[DATA SHOWN — start]

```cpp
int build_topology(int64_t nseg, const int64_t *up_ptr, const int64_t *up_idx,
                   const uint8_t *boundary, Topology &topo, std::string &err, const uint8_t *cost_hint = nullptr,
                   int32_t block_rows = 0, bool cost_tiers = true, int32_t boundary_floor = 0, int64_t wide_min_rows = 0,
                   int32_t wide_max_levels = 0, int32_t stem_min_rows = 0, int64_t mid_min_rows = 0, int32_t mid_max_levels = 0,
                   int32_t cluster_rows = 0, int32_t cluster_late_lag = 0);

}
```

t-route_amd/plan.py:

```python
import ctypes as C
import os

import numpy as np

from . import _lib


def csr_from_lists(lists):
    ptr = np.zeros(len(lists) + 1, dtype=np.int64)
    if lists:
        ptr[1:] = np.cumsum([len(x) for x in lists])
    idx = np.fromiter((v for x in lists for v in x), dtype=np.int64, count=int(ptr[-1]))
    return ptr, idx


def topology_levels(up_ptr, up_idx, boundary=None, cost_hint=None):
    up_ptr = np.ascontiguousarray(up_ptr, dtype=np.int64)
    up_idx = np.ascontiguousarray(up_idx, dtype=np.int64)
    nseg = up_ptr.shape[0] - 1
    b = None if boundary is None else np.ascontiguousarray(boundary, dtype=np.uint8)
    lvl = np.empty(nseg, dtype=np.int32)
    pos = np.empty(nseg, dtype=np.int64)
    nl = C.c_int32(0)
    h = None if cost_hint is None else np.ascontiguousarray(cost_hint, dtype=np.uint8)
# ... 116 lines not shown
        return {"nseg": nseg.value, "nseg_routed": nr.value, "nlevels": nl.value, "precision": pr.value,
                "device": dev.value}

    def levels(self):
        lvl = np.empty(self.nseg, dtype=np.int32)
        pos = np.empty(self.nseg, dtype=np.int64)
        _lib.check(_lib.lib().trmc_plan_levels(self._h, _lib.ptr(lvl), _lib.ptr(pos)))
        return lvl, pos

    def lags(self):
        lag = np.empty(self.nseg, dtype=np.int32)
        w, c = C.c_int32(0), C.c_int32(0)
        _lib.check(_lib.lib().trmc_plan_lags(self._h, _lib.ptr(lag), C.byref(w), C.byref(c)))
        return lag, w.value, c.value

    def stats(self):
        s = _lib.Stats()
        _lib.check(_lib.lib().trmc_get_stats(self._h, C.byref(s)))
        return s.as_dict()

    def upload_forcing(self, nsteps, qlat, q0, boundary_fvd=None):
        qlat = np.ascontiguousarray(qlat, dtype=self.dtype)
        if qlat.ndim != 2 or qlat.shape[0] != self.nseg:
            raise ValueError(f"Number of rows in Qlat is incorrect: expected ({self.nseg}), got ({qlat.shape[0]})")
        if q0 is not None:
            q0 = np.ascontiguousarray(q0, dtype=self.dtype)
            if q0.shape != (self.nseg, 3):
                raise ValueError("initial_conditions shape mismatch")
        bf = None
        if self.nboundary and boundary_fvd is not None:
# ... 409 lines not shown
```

[DATA SHOWN — finish]
[DATA SHOWN — start]

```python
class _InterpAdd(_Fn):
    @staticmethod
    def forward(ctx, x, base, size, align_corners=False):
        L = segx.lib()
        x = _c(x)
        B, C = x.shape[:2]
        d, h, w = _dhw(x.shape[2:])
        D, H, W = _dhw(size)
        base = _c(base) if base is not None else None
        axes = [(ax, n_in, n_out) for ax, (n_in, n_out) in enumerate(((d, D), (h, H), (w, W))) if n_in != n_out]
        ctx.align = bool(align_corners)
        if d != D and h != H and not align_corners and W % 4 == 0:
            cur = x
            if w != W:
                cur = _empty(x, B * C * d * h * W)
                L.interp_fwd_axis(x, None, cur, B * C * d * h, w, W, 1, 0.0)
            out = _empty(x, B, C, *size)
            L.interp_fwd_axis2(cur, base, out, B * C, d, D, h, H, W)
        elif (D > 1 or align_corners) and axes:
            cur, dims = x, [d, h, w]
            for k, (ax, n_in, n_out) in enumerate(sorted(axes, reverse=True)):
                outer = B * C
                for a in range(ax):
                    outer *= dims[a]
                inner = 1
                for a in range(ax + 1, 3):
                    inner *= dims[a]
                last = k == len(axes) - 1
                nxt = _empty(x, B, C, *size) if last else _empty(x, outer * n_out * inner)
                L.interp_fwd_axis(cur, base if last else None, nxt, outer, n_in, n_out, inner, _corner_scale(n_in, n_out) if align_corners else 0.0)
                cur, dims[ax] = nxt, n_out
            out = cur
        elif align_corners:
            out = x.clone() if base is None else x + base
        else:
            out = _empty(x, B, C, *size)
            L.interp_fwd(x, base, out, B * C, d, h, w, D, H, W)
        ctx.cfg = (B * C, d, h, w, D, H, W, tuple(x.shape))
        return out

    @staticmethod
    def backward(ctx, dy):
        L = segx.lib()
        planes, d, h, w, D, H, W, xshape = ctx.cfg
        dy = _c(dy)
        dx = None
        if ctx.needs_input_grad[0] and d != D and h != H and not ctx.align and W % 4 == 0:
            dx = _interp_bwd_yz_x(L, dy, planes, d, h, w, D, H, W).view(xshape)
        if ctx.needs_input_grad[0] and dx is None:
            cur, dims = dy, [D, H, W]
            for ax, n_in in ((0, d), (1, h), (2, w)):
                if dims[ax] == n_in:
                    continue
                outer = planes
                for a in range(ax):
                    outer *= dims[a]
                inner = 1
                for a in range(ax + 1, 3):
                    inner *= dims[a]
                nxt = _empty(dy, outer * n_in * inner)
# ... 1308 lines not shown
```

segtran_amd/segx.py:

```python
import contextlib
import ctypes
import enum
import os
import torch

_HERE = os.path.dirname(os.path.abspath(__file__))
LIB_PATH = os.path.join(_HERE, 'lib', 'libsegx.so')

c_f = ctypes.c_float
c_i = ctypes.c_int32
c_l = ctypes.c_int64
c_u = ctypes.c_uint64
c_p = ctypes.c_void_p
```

[DATA SHOWN — finish]

◆ WHAT THE TASK ASKS
Wherever the word "xshape" occurs in the data above, copy the line it sits in.

◆ FINISHED EXERCISE
        planes, d, h, w, D, H, W, xshape = ctx.cfg
            dx = _interp_bwd_yz_x(L, dy, planes, d, h, w, D, H, W).view(xshape)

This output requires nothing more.